I finally got a bread machine. Everyone can make bread in a machine, right? All you do is pour in the mix and turn it on. 
Not me...my bread was always heavy and soggy. Finally, the blasted thing blew it's circuits. The company replaced it, I gave it to my daughter, and resigned myself to buying our fresh bread at the grocery store bakery. 

I will pass on one hint given me by an older friend who made wonderful bread. She said that you must knead the dough until it is as smooth as a baby's bottom.


----------



## Shunka (Nov 2, 2006)

MY FAMILY'S FAVORITE BREAD RECIPE
2 pks. yeast
3/4 c. warm water, 110-115o
2 c. scalded, then cooled to lukewarm milk, whole is best (I do not heat til scalded and I like to use the milk at just about the same temp as the water)
3 tbs. sugar or honey
3 tbs. vegetable oil or melted vegetable shortening
1 tbs. salt
4 c. all purpose flour
up to 3 more c. all purpose flour
Dissolve the dry yeast into the warm water and stir. Let foam up, about 5 minutes. Add the warm milk, sugar and oil, stir to dissolve the sugar. Add the salt, stir. Add the first 4 c. of flour and mix well. Stir in the next 2 c. of flour and add just enough to make a smooth as a baby's bottom dough (not sticky).

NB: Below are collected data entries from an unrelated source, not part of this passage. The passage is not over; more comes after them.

template <bool POSE, bool RAWF = false>
__global__ __launch_bounds__(BND_THREADS, 4) void k_bound(RunParams rp, const PairState *__restrict__ st, const double *__restrict__ pts,
                                                          const Model *__restrict__ models, const uint32_t *__restrict__ tags_in,
                                                          const int32_t *__restrict__ cnt_in, const int32_t *__restrict__ plan,
                                                          uint32_t *__restrict__ tags_out,
                                                          int32_t *__restrict__ cnt_out, unsigned long long *__restrict__ stats,
                                                          double *__restrict__ dbg_lb = nullptr ,
                                                          int32_t *__restrict__ dbg_cnt_ub = nullptr) {
    __shared__ float4 s_rec[BND_TILE];
    struct Open { uint32_t tag; int32_t sane; float Ef[9], eC, eD, thr_dn, c0, c1; double lb; };
    __shared__ Open s_open[BND_THREADS];
    __shared__ int s_wave_open[BND_THREADS / 64];
    const int total = plan[rp.batch];
    const int w = blockIdx.x;
    if (w >= total) return;
    const int pair = plan_find(plan, rp.batch, w);
    const int blk = w - plan[pair];
    const PairState &ps = st[pair];
    const int n = ps.n, cnt = cnt_in[pair];
    const int tid = threadIdx.x, lane = tid & 63, wave = tid >> 6;
    const int i = blk * BND_THREADS + tid;
    bool open = i < cnt;
    const size_t slot_base = (size_t)pair * rp.slot_stride;
    const double thr = ps.sq_thr;
    uint32_t tag = 0;
    float Ef[9], eC = 0.f, eD = 1.f, thr_dn = 0.f;
    bool sane = false;
#pragma unroll
    for (int q = 0; q < 9; ++q) Ef[q] = 0.f;
    if (open) {
        tag = tags_in[slot_base + i];
        const Model m = models[slot_base + (tag & 0xFFFFFFu)];
        double E[9];
        model_matrix<POSE, RAWF>(m, E);
        sane = bound_setup32(E, ps.box, thr, Ef, eC, eD, thr_dn);
    }
    double total_lb = 0.0;
    f32x2 cnt2 = {0.f, 0.f};
    const float thr_cnt = (float)(thr * (1.0 + 1e-5)) * (1.0f + 1e-6f);
    const float BIG = 1.2089258e24f;
    const f32x2 nbig = {-BIG, -BIG}, kcnt = {thr_cnt * BIG, thr_cnt * BIG};
    const long long rec_cnt = (long long)ps.best_min_cnt;
    const double rec_score = ps.best_min_score < DBL_MAX ? ps.best_min_score * (1.0 + 1e-12) : DBL_MAX;
    float4 *s_pair = s_rec;
    const double *gp = pts + (size_t)pair * rp.n_max * PT_STRIDE;
    for (int t0 = 0; t0 < n; t0 += BND_TILE) {
        const int npts = min(BND_TILE, n - t0);
        __syncthreads();
        for (int j = tid; j < npts; j += BND_THREADS) {
            const double2 *src = reinterpret_cast<const double2 *>(gp + (size_t)(t0 + j) * PT_STRIDE);
            const double2 p0 = src[0], p1 = src[1];
            store_rec32(s_pair, j, p0.x, p0.y, p1.x, p1.y);
        }
        __syncthreads();
        if (__ballot(open)) {
            f32x2 Ev[9];
#pragma unroll
            for (int q = 0; q < 9; ++q) Ev[q] = (f32x2){Ef[q], Ef[q]};
            const f32x2 eDv = {eD, eD};
            const int npairs = npts >> 1;
            for (int j0 = 0; j0 < npairs; j0 += 32) {
                const int je = min(32, npairs - j0);
                f32x2 part = {0.f, 0.f};
#pragma unroll 2
                for (int j = 0; j < je; ++j) {
                    const float4 ab = s_pair[2 * (j0 + j)], cd = s_pair[2 * (j0 + j) + 1];
                    const f32x2 a = {ab.x, ab.y}, b = {ab.z, ab.w}, c = {cd.x, cd.y}, d = {cd.z, cd.w};
                    const f32x2 e0 = __builtin_elementwise_fma(Ev[0], a, __builtin_elementwise_fma(Ev[1], b, Ev[2]));
                    const f32x2 e1 = __builtin_elementwise_fma(Ev[3], a, __builtin_elementwise_fma(Ev[4], b, Ev[5]));
                    const f32x2 e2 = __builtin_elementwise_fma(Ev[6], a, __builtin_elementwise_fma(Ev[7], b, Ev[8]));
                    const f32x2 g0 = __builtin_elementwise_fma(Ev[0], c, __builtin_elementwise_fma(Ev[3], d, Ev[6]));
                    const f32x2 g1 = __builtin_elementwise_fma(Ev[1], c, __builtin_elementwise_fma(Ev[4], d, Ev[7]));
                    const f32x2 C = __builtin_elementwise_fma(c, e0, __builtin_elementwise_fma(d, e1, e2));
                    const f32x2 den = __builtin_elementwise_fma(e0, e0, __builtin_elementwise_fma(e1, e1, __builtin_elementwise_fma(g0, g0, __builtin_elementwise_fma(g1, g1, eDv))));
                    const f32x2 t = {fmaxf(fabsf(C.x) - eC, 0.0f), fmaxf(fabsf(C.y) - eC, 0.0f)};
                    const f32x2 rc = {__builtin_amdgcn_rcpf(den.x), __builtin_amdgcn_rcpf(den.y)};
                    const f32x2 q = (t * t) * rc;
                    const f32x2 term = {__builtin_fminf(q.x, thr_dn), __builtin_fminf(q.y, thr_dn)};
                    part += term;
                    f32x2 o;
                    asm("v_pk_fma_f32 %0, %1, %2, %3 clamp" : "=v"(o) : "v"(q), "v"(nbig), "v"(kcnt));
                    cnt2 += o;
                }
                total_lb += (double)part.x + (double)part.y;
            }
            if (npts & 1) {
                const float *fl = reinterpret_cast<const float *>(s_pair) + (npts >> 1) * 8;
                const float q = bound_r2_32(Ef, eC, eD, fl[0], fl[2], fl[4], fl[6]);
                total_lb += (double)__builtin_fminf(q, thr_dn);
                cnt2.x += (q < thr_cnt) ? 1.0f : 0.0f;
            }
        }
        const int seen = t0 + npts;
        if (open && sane) {
            const long long cnt_ub = (long long)(cnt2.x + cnt2.y) + 1 + (long long)(n - seen);
            if (cnt_ub <= rec_cnt && total_lb * (1.0 - BOUND_SLACK) >= rec_score) open = false;
        }
        if (seen >= n) break;
        const unsigned long long ob = __ballot(open);
        if (lane == 0) s_wave_open[wave] = __popcll(ob);
        __syncthreads();
        int tot = 0, before = 0, waves_used = 0;
#pragma unroll
        for (int v = 0; v < BND_THREADS / 64; ++v) { const int c = s_wave_open[v]; if (v < wave) before += c; tot += c; waves_used += c > 0; }
        if (tot == 0) break;
        if ((tot + 63) / 64 < waves_used) {
            if (open) {
                Open &o = s_open[before + __popcll(ob & ((1ull << lane) - 1ull))];
                o.tag = tag; o.sane = sane; o.eC = eC; o.eD = eD; o.thr_dn = thr_dn; o.c0 = cnt2.x; o.c1 = cnt2.y; o.lb = total_lb;
#pragma unroll
                for (int q = 0; q < 9; ++q) o.Ef[q] = Ef[q];
            }
            __syncthreads();
            open = tid < tot;
            if (open) {
                const Open &o = s_open[tid];
                tag = o.tag; sane = o.sane != 0; eC = o.eC; eD = o.eD; thr_dn = o.thr_dn; cnt2.x = o.c0; cnt2.y = o.c1; total_lb = o.lb;
#pragma unroll
                for (int q = 0; q < 9; ++q) Ef[q] = o.Ef[q];
            }
        }
    }
    const bool surv = open;
    if (dbg_lb && surv) {
        dbg_lb[tag & 0xFFFFFFu] = sane ? total_lb * (1.0 - BOUND_SLACK) : 0.0;
        dbg_cnt_ub[tag & 0xFFFFFFu] = sane ? (int32_t)min((long long)n, (long long)(cnt2.x + cnt2.y) + 1) : n;
    }
    const unsigned long long ball = __ballot(surv);
    if (ball) {
        int base = 0;
        const int first = __ffsll((long long)ball) - 1;
        if (lane == first) base = atomicAdd(&cnt_out[pair], __popcll(ball));
        base = __shfl(base, first, 64);
        if (surv) tags_out[slot_base + base + __popcll(ball & ((1ull << lane) - 1ull))] = tag;
    }
    if (stats && tid == 0 && blk == 0) atomicAdd(stats, (unsigned long long)cnt * (unsigned long long)n);
}
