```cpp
template <bool SEG, bool FUSED, int NN = 0, bool DIRECT = false, class... Leaf>
__global__ __launch_bounds__(256, EPV_PROPOSE2_WAVES) void epv_mh_propose2_kernel(
    EpvDev S, uint32_t colour, uint32_t seed_lo, uint32_t seed_hi, uint32_t sweep, uint64_t first,
    uint64_t last, uint64_t own_first, uint64_t own_last, uint32_t pool_dbl, uint32_t list_cap,
    uint32_t parity, unsigned long long *counters, double *gpool, const double *segtab, EpvFused F, Leaf... leaf_args) {
  constexpr bool LEAF = sizeof...(Leaf) != 0;
  static_assert(sizeof...(Leaf) == (LEAF ? 2u : 0u), "the table and the mask come together");
  [[maybe_unused]] EpvLeafSrc LS{nullptr, nullptr};
  if constexpr (LEAF) { LS.table = epv_first_arg(leaf_args...); LS.mask = epv_second_arg(leaf_args...); }
  static_assert(!FUSED || SEG, "the fused phase emits segments");
  static_assert(!DIRECT || FUSED, "the direct body is the fused phase's");
  static_assert(!LEAF || !DIRECT, "the fused direct bodies have no leaf variant");
  constexpr bool SMALL = NN > 0;
  static_assert(!SMALL || (FUSED && NN >= 2 && NN <= EPV_P2_SMALL_MAX), "the small-tree body is the fused phase's");
  constexpr int NNA = SMALL ? NN : 1;
  constexpr int NBA = SMALL ? NN - 1 : 1;
  const uint32_t NNODE = SMALL ? (uint32_t)NN : S.N;
  extern __shared__ __attribute__((aligned(16))) double s_mem[];
  constexpr uint32_t HREC = SEG ? EPV_HREC : EPV_HREC_SHORT, LEN_AT = HREC - 2u, INFO_AT = HREC - 1u;
#ifdef EPV_P2_PROFILE
  unsigned long long t_acc_[16] = {0, 0, 0, 0, 0, 0, 0, 0, 0, 0, 0, 0, 0, 0, 0, 0};
  unsigned long long t_prev_ = __builtin_readcyclecounter();
#endif
  const uint32_t B = SMALL ? (uint32_t)NN - 1u : S.B;
  const uint32_t const_dbl = (20u + NNODE + 1u) & ~1u;
  const uint32_t tab_dbl = B * 4u * EPV_SEGTAB_DBL;
  const uint32_t regA_dbl = ((NNODE * 64u + 1u) / 2u + 1u) & ~1u;
  const uint32_t mc_dbl = ((3u * 64u + 2u) * B * (uint32_t)sizeof(epv_meta_t) + 15u) / 16u * 2u;
  const uint32_t wave_id = threadIdx.x >> 6;
  const uint32_t my_shard = (blockIdx.x * (blockDim.x >> 6) + wave_id) & (EPV_SHARDS - 1u);
  const uint32_t wave_dbl = regA_dbl + mc_dbl + ((pool_dbl + 1u) & ~1u);
  double *s_const = s_mem;
  double *s_tab = s_mem + const_dbl;
  double *s_wave = s_mem + const_dbl + tab_dbl + (size_t)wave_id * wave_dbl;
  uint32_t *regA = reinterpret_cast<uint32_t *>(s_wave);
  epv_meta_t *s_meta = reinterpret_cast<epv_meta_t *>(s_wave + regA_dbl);
  epv_meta_t *s_edge = s_meta + 3u * B * 64u;
  const int lane = epv_lane();
  double *pool = s_wave + regA_dbl + mc_dbl;
  const uint64_t gfirst = S.g0 + first;
  const uint64_t s0 = first + ((colour + 3u - (uint32_t)(gfirst % 3u)) % 3u);
  const uint32_t lpw = FUSED ? F.lanes : 64u;
// ... 198 lines not shown
      }
      __builtin_amdgcn_fence(__ATOMIC_SEQ_CST, "wavefront");
      __builtin_amdgcn_wave_barrier();
    } else if (run && heavy) {
      uint32_t hcur = hbase;
      for (uint32_t node = 1u; node < NNODE; ++node) {
        const uint32_t b = node - 1u;
        const uint32_t K = (s_meta[(0u * B + b) * 64u + lane] & EPV_NJ_MASK) + (s_meta[(1u * B + b) * 64u + lane] & EPV_NJ_MASK) + 1u;
        if (K < 2u) continue;
        merge_branch((uint32_t)lane, node, hcur, jbaseL, jbaseR);
        hcur += K;
      }
    }
    __builtin_amdgcn_fence(__ATOMIC_SEQ_CST, "wavefront");
    __builtin_amdgcn_wave_barrier();

    P2_MARK(2);
    for (uint32_t i = (uint32_t)lane; i < totH; i += 64u) {
      double *rec = list + (size_t)i * HREC;
      const double len = rec[LEN_AT];
      const uint64_t info = epv_d2u(rec[INFO_AT]);
      const uint32_t trip0 = (uint32_t)info & 7u, owner = (uint32_t)(info >> 3) & 63u;
      const uint32_t node = (uint32_t)(info >> 9) & 4095u, k = (uint32_t)(info >> 21);
      double m[6];
      epv_seg_matrices(len, s_rates[trip0], s_rates[trip0 | 2u], m);
      const epv_block2 blk = epv_keyed_block<!FUSED>(seed_lo, seed_hi, gsite_lane0 + 3u * owner, sweep, node, k, 0u, 0u);
#pragma unroll
      for (int q = 0; q < 6; ++q) rec[q] = m[q];
      rec[6] = blk.d0;
      rec[7] = blk.d1;
    }
    __builtin_amdgcn_fence(__ATOMIC_SEQ_CST, "wavefront");
    __builtin_amdgcn_wave_barrier();

    P2_MARK(3);
    bool ident = true;
    if (run) {
      uint32_t off = need_rec, hcur = hbase + heavy;
#pragma unroll 1
      for (uint32_t node = NNODE - 1u; node >= 1u; --node) {
        const uint32_t b = node - 1u;
        [[maybe_unused]] uint32_t leaf_word = 0u;
        if constexpr (LEAF) {
          if (SMALL ? EPV_TOPO_LEAF(node) != 0u : S.subtree[node] == 1u) leaf_word = epv_leaf_word(LS, node, site);
        }
        const uint32_t mL = s_meta[(0u * B + b) * 64u + lane], mR = s_meta[(1u * B + b) * 64u + lane];
        const uint32_t K = (mL & EPV_NJ_MASK) + (mR & EPV_NJ_MASK) + 1u;
        const uint32_t sub = SMALL ? 2u - EPV_TOPO_LEAF(node) : S.subtree[node];
        off -= K + (LEAF || sub != 1u ? 1u : 0u);
        double n0 = 1.0, n1 = 1.0;
        if (sub == 1u) {
          const uint32_t mM = s_meta[(2u * B + b) * 64u + lane];
          const uint32_t leaf_state = (mM >> EPV_INIT_SHIFT) ^ (mM & 1u);
// ... 26 lines not shown
          const double *t = s_tab + (b * 4u + 2u * (mL >> EPV_INIT_SHIFT) + (mR >> EPV_INIT_SHIFT)) * EPV_SEGTAB_DBL;
          const double P00 = t[0], P11 = t[1];
          const double P01 = 1.0 - P00, P10 = 1.0 - P11;
          double *rec = my + (size_t)off * RS;
          rec[0] = P00 * n0 + P01 * n1;
          rec[1] = P10 * n0 + P11 * n1;
        } else {
          hcur -= K;
          for (uint32_t kk = K; kk-- > 0u;) {
            const double *hr = list + (size_t)(hcur + kk) * HREC;
            const double P00 = hr[0], P11 = hr[1];
            const double P01 = 1.0 - P00, P10 = 1.0 - P11;
            const double a = P00 * n0 + P01 * n1;
            const double c = P10 * n0 + P11 * n1;
            double *rec = my + (size_t)(off + kk) * RS;
            rec[0] = a; rec[1] = c;
            n0 = a; n1 = c;
          }
        }
      }
    }

    P2_MARK(4);
    unsigned long long dirty = 0ull, multi = 0ull, deep = 0ull;
    const uint32_t root_state = run ? (uint32_t)(s_meta[(2u * B) * 64u + lane] >> EPV_INIT_SHIFT) : 0u;
    uint32_t hcur = hbase;
    if constexpr (SMALL) {
      if (run) {
#pragma unroll
        for (int node = 1; node < NNA; ++node) r_node[node] = regA[(uint32_t)node * 64u + lane];
#pragma unroll
        for (int node = 1; node < NNA; ++node) {
          const int b = node - 1;
          const uint32_t K = EPV_RW_K(r_w[b]);
          const uint32_t off = r_node[node];
          uint32_t start_state = root_state;
#pragma unroll
          for (int p = 1; p < node; ++p)
            if (EPV_TOPO_PARENT(node) == (uint32_t)p) start_state = r_node[p] >> 31;
          const bool leaf = EPV_TOPO_LEAF(node);
          const uint32_t mM = EPV_RW_META(r_w[b]);
          uint32_t prev = start_state;
          bool clean = true;
          unsigned long long word = 0ull, w64 = 0ull;
          double pk0 = my[(size_t)off * RS], pk1 = my[(size_t)off * RS + 1u];
          for (uint32_t k = 0; k < K; ++k) {
            const bool last_seg = (k + 1u == K);
            double nxt0, nxt1;
            if (!LEAF && last_seg && leaf) {
              const uint32_t leaf_state = (mM >> EPV_INIT_SHIFT) ^ (mM & 1u);
              nxt0 = leaf_state ? 0.0 : 1.0;
              nxt1 = leaf_state ? 1.0 : 0.0;
            } else {
              nxt0 = my[(size_t)(off + k + 1u) * RS];
              nxt1 = my[(size_t)(off + k + 1u) * RS + 1u];
            }
            double PT0, nb, u_end, u_first;
            if (K == 1u) {
              const double *t = s_tab + ((uint32_t)b * 4u + EPV_RW_TAB(r_w[b])) * EPV_SEGTAB_DBL;
              PT0 = prev ? t[3] : t[2];
              nb = prev ? t[5] : t[4];
              const epv_block2 blk = epv_keyed_block<!FUSED>(seed_lo, seed_hi, gsite, sweep, (uint32_t)node, 0u, 0u, 0u);
              u_end = blk.d0; u_first = blk.d1;
            } else {
              const double *hr = list + (size_t)(hcur + k) * HREC;
              PT0 = prev ? hr[3] : hr[2];
              nb = prev ? hr[5] : hr[4];
              u_end = hr[6]; u_first = hr[7];
            }
            const double p0 = PT0 * nxt0 / (prev ? pk1 : pk0);
            const uint32_t sampled = (u_end > p0) ? 1u : 0u;
            const bool seg_clean = (sampled == prev) && (1.0 - u_first < nb);
            clean = clean && seg_clean;
            word |= (unsigned long long)sampled << (k & 63u);
            if (k < 64u) w64 = word;
            prev = sampled;
            pk0 = nxt0; pk1 = nxt1;
          }
          const uint32_t hrec0 = hcur;
          if (K >= 2u) hcur += K;
          r_node[node] = off | (prev << 31) | (clean ? 0u : 1u << 30) | (K >= 2u ? hrec0 << 14 : 0u);
          regA[node * 64u + lane] = r_node[node];
          if (!clean && K >= 2u) list[(size_t)hrec0 * HREC + 6u] = epv_u2d(w64);
          s_meta[(2u * B + (uint32_t)b) * 64u + lane] = (epv_meta_t)(start_state << EPV_INIT_SHIFT);
          ident = ident && clean && mM == (start_state << EPV_INIT_SHIFT);
        }
      }
    } else
    for (uint32_t node = 1u; node < S.N; ++node) {
      const uint32_t b = node - 1u;
      uint32_t nds = 0, Kb = 0, st_b = 0, end_b = 0, hrec0 = 0, trip_b = 0;
      unsigned long long w64 = 0ull;
      bool dirty_b = false;
      if (run) {
        const uint32_t mL = s_meta[(0u * B + b) * 64u + lane], mR = s_meta[(1u * B + b) * 64u + lane];
        const uint32_t K = (mL & EPV_NJ_MASK) + (mR & EPV_NJ_MASK) + 1u;
        const uint32_t off = regA[node * 64u + lane];
        const uint32_t par = S.parent[node];
        const uint32_t start_state = (par == 0u) ? root_state : (regA[par * 64u + lane] >> 31);
        const bool leaf = S.subtree[node] == 1u;
        const uint32_t mM = s_meta[(2u * B + b) * 64u + lane];
        uint32_t prev = start_state;
        bool clean = true;
        unsigned long long word = 0ull;
        uint64_t *states = S.prop_states + ((uint64_t)b * S.phase_cap + tid) * S.W;
        double pk0 = my[(size_t)off * RS], pk1 = my[(size_t)off * RS + 1u];
        for (uint32_t k = 0; k < K; ++k) {
          const bool last_seg = (k + 1u == K);
          double nxt0, nxt1;
          if (!LEAF && last_seg && leaf) {
            const uint32_t leaf_state = (mM >> EPV_INIT_SHIFT) ^ (mM & 1u);
            nxt0 = leaf_state ? 0.0 : 1.0;
            nxt1 = leaf_state ? 1.0 : 0.0;
          } else {
            nxt0 = my[(size_t)(off + k + 1u) * RS];
            nxt1 = my[(size_t)(off + k + 1u) * RS + 1u];
          }
          double PT0, nb, u_end, u_first;
          if (K == 1u) {
            const double *t = s_tab + (b * 4u + 2u * (mL >> EPV_INIT_SHIFT) + (mR >> EPV_INIT_SHIFT)) * EPV_SEGTAB_DBL;
            PT0 = prev ? t[3] : t[2];
            nb = prev ? t[5] : t[4];
            const epv_block2 blk = epv_keyed_block<!FUSED>(seed_lo, seed_hi, gsite, sweep, node, 0u, 0u, 0u);
            u_end = blk.d0; u_first = blk.d1;
          } else {
            const double *hr = list + (size_t)(hcur + k) * HREC;
            PT0 = prev ? hr[3] : hr[2];
            nb = prev ? hr[5] : hr[4];
            u_end = hr[6]; u_first = hr[7];
          }
          const double p0 = PT0 * nxt0 / (prev ? pk1 : pk0);
          const uint32_t sampled = (u_end > p0) ? 1u : 0u;
          const bool seg_clean = (sampled == prev) && (1.0 - u_first < nb);
          clean = clean && seg_clean;
          nds += seg_clean ? 0u : 1u;
          word |= (unsigned long long)sampled << (k & 63u);
          if (k < 64u) w64 = word;
          if (!FUSED && (k & 63u) == 63u) { states[k >> 6] = word; word = 0ull; }
          prev = sampled;
          pk0 = nxt0; pk1 = nxt1;
        }
        hrec0 = hcur;
        if (K >= 2u) hcur += K;
        if (!FUSED && (K & 63u) && !clean) states[(K - 1u) >> 6] = word;
        if (FUSED) {
          regA[node * 64u + lane] = off | (prev << 31) | (clean ? 0u : 1u << 30) | (K >= 2u ? hrec0 << 14 : 0u);
          if (!clean && K >= 2u) list[(size_t)hrec0 * HREC + 6u] = epv_u2d(w64);
        } else
          regA[node * 64u + lane] = off | (prev << 31);
        if (FUSED) s_meta[(2u * B + b) * 64u + lane] = (epv_meta_t)(start_state << EPV_INIT_SHIFT);
        ident = ident && clean && mM == (start_state << EPV_INIT_SHIFT);
        dirty_b = !clean;
        Kb = K; st_b = start_state; end_b = prev;
        trip_b = 4u * (mL >> EPV_INIT_SHIFT) + (mR >> EPV_INIT_SHIFT);
      }
      bool old_list = dirty_b;
      if (SEG && !FUSED) {
        const bool cand = dirty_b && Kb <= 64u;
        const uint32_t wS = cand ? nds : 0u, wB = cand ? 1u : 0u;
        const uint32_t inclS = wave_incl_scan_u32(wS), inclB = wave_incl_scan_u32(wB);
        const uint32_t totS = epv_bcast(inclS, 63), totB = epv_bcast(inclB, 63);
        if (totB) {
          const uint32_t shard = my_shard;
          uint32_t bS, bB;
          if (FUSED) {
            bS = f_nseg; bB = f_nbt;
            f_nseg += totS; f_nbt += totB;
          } else {
            unsigned long long base = 0ull;
            if (lane == 0)
// ... 118 lines not shown
        for (uint32_t node = 1u; node < S.N; ++node)
          if ((regA[node * 64u + lane] >> 30) & 1u) plist[at++] = (uint32_t)lane | (node << 6);
      }
      __builtin_amdgcn_fence(__ATOMIC_SEQ_CST, "wavefront");
      __builtin_amdgcn_wave_barrier();
      const uint64_t site_lane0 = site - 3u * (uint64_t)lane;
      EpvSegTask *segs_w = F.segs + f_wave * F.seg_cap;
      unsigned long long *btl = F.bt + f_wave * F.bt_cap;
      uint32_t *bfl = F.bfirst + f_wave * F.bt_cap;
      for (uint32_t p0 = 0; p0 < totP; p0 += 64u) {
        const uint32_t pidx = p0 + (uint32_t)lane;
        const bool act = pidx < totP;
        const uint32_t pr = act ? plist[pidx] : 0u;
        const uint32_t owner = pr & 63u, node = act ? pr >> 6 : 1u, b = node - 1u;
        const uint32_t selM_o = (uint32_t)__shfl((int)selM, (int)owner);
        const uint32_t ra = regA[node * 64u + owner];
        const uint32_t end_b = ra >> 31, hrec0 = (ra >> 14) & 0x3fffu;
        const uint32_t st_b = (uint32_t)(s_meta[(2u * B + b) * 64u + owner] >> EPV_INIT_SHIFT);
        const uint32_t mL = s_meta[(0u * B + b) * 64u + owner], mR = s_meta[(1u * B + b) * 64u + owner];
        const uint32_t Kb = (mL & EPV_NJ_MASK) + (mR & EPV_NJ_MASK) + 1u;
        unsigned long long w64 = end_b, dmask = 1ull;
        uint32_t nds = act ? 1u : 0u;
        if (act && Kb >= 2u) {
          w64 = epv_d2u(list[(size_t)hrec0 * HREC + 6u]);
          dmask = 0ull;
          nds = 0u;
          uint32_t prev = st_b;
          for (uint32_t k = 0; k < Kb; ++k) {
            const double *hr = list + (size_t)(hrec0 + k) * HREC;
            const uint32_t sampled = (uint32_t)(w64 >> k) & 1u;
            const bool seg_clean = (sampled == prev) && (1.0 - hr[7] < (prev ? hr[5] : hr[4]));
            if (!seg_clean) { dmask |= 1ull << k; ++nds; }
            prev = sampled;
          }
        }
        const uint32_t inclS = wave_incl_scan_u32(nds);
        const uint32_t totS = epv_bcast(inclS, 63);
        if (act) {
          const uint64_t osite = site_lane0 + 3u * (uint64_t)owner;
          const uint64_t i0 = (uint64_t)f_nseg + (inclS - nds), j0 = (uint64_t)f_nbt + (uint32_t)lane;
          btl[j0] = osite | ((unsigned long long)b << 40) | ((unsigned long long)nds << 52) | ((unsigned long long)end_b << 59) |
                    ((unsigned long long)st_b << 60) | ((unsigned long long)(selM_o ^ 1u) << 61);
          bfl[j0] = (uint32_t)i0;
          uint32_t prev = st_b;
          double tp = 0.0;
          uint64_t at = i0;
          for (uint32_t k = 0; k < Kb; ++k) {
            const uint32_t sampled = (uint32_t)(w64 >> k) & 1u;
            double len;
            uint32_t trip0;
            if (Kb == 1u) {
              len = s_blen[node];
              trip0 = 4u * (mL >> EPV_INIT_SHIFT) + (mR >> EPV_INIT_SHIFT);
            } else {
              const double *hr = list + (size_t)(hrec0 + k) * HREC;
              len = hr[LEN_AT];
              trip0 = (uint32_t)epv_d2u(hr[INFO_AT]) & 7u;
// ... 179 lines not shown
```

Grease a big bowl, put dough into it and twist and turn to put greased side up. Cover and let rise in a warm, draft-free spot for 1 hour or until doubled. Turn out onto counter and knead out the air bubbles. Divide into two equal pieces. Roll into a 12 inch log; with a rolling-pin flatten out to get air out. Starting at one short end start rolling tightly; pinch the seam to seal and tuck edges under the loaf. Put into a greased 9 inch loaf pan. Repeat for other loaf. Brush melted butter over the tops and let rise for another hour or til doubled. Bake in a preheated oven at 425ofor 25-30 minutes or until it sounds hollow when thumped. * You can use up to 3 c. whole wheat flour in substitution of an equal amount of all purpose flour. The loaves may not rise as much (use less flour when kneading the dough) and it will be a heavier loaf. Otherwise my loaves always came out very high and good. If you are in a high humidity or cold place that will stunt it also. I baked 20-30 loaves of this every week for 20 years with no complaints, just more orders.


----------



## Chef_Jimmy (Nov 2, 2006)

skilletlicker said:
			
		

> There was three minutes between your first post and the one quoted here. Calm down buddy.


 
Yea really


----------



## BrianMorin (Nov 2, 2006)

*Making Bread*

This is my story about 
Making Bread at Home   ​
Making a good loaf of bread depends a lot on the technique you might be using… Bread machine? (there is a lot of control in this technique, leaving less room for error, if you can follow instructions!) Mixer? or by Hand?

1.	Bread Machine:

If you have a bread machine with the proper instruction booklet, etc., use it and it should be kind to you. If you want to do something a little bit different however, you may have to know a little bit more about the chemistry. This may take a year or so of experimenting and/or asking specific questions, as someone on the site who makes dill bread with cottage cheese, in his breadmachine and now makes Whole Wheat bread in his breadmachine. 

2.	Mixer:

Probably the next easiest way to make bread, you just have to have your quantities right. Once you know how much water the flour you are going to use is going to absorb. The temperature in your kitchen and anywhere else you are going to put the dough, is at least stable, your home free.  A white bread recipe could be:

3 to 3½ cups 	bread flour
1 ½ cups 	Liquid (could be water or milk or butter milk, you just have 	to know that if you use milk, butter or other dairy products 	 your baking time should be 	lower)
1½ teaspoons	yeast. (temperature and speed are factors here. You want a nice bread that doesn’t taste of yeast, long rising and moderate temperatures are the way. Your in a hurry, put more yeast and pump up the rising temp to 80° or 90° F – not more as you will get frankenbread.)
1 teaspoon	Salt

This is your basic French and/or Italian or if you will paysan – pesant – recipe. This is what a top notch French or Italian baker might use for a baguette or miche. 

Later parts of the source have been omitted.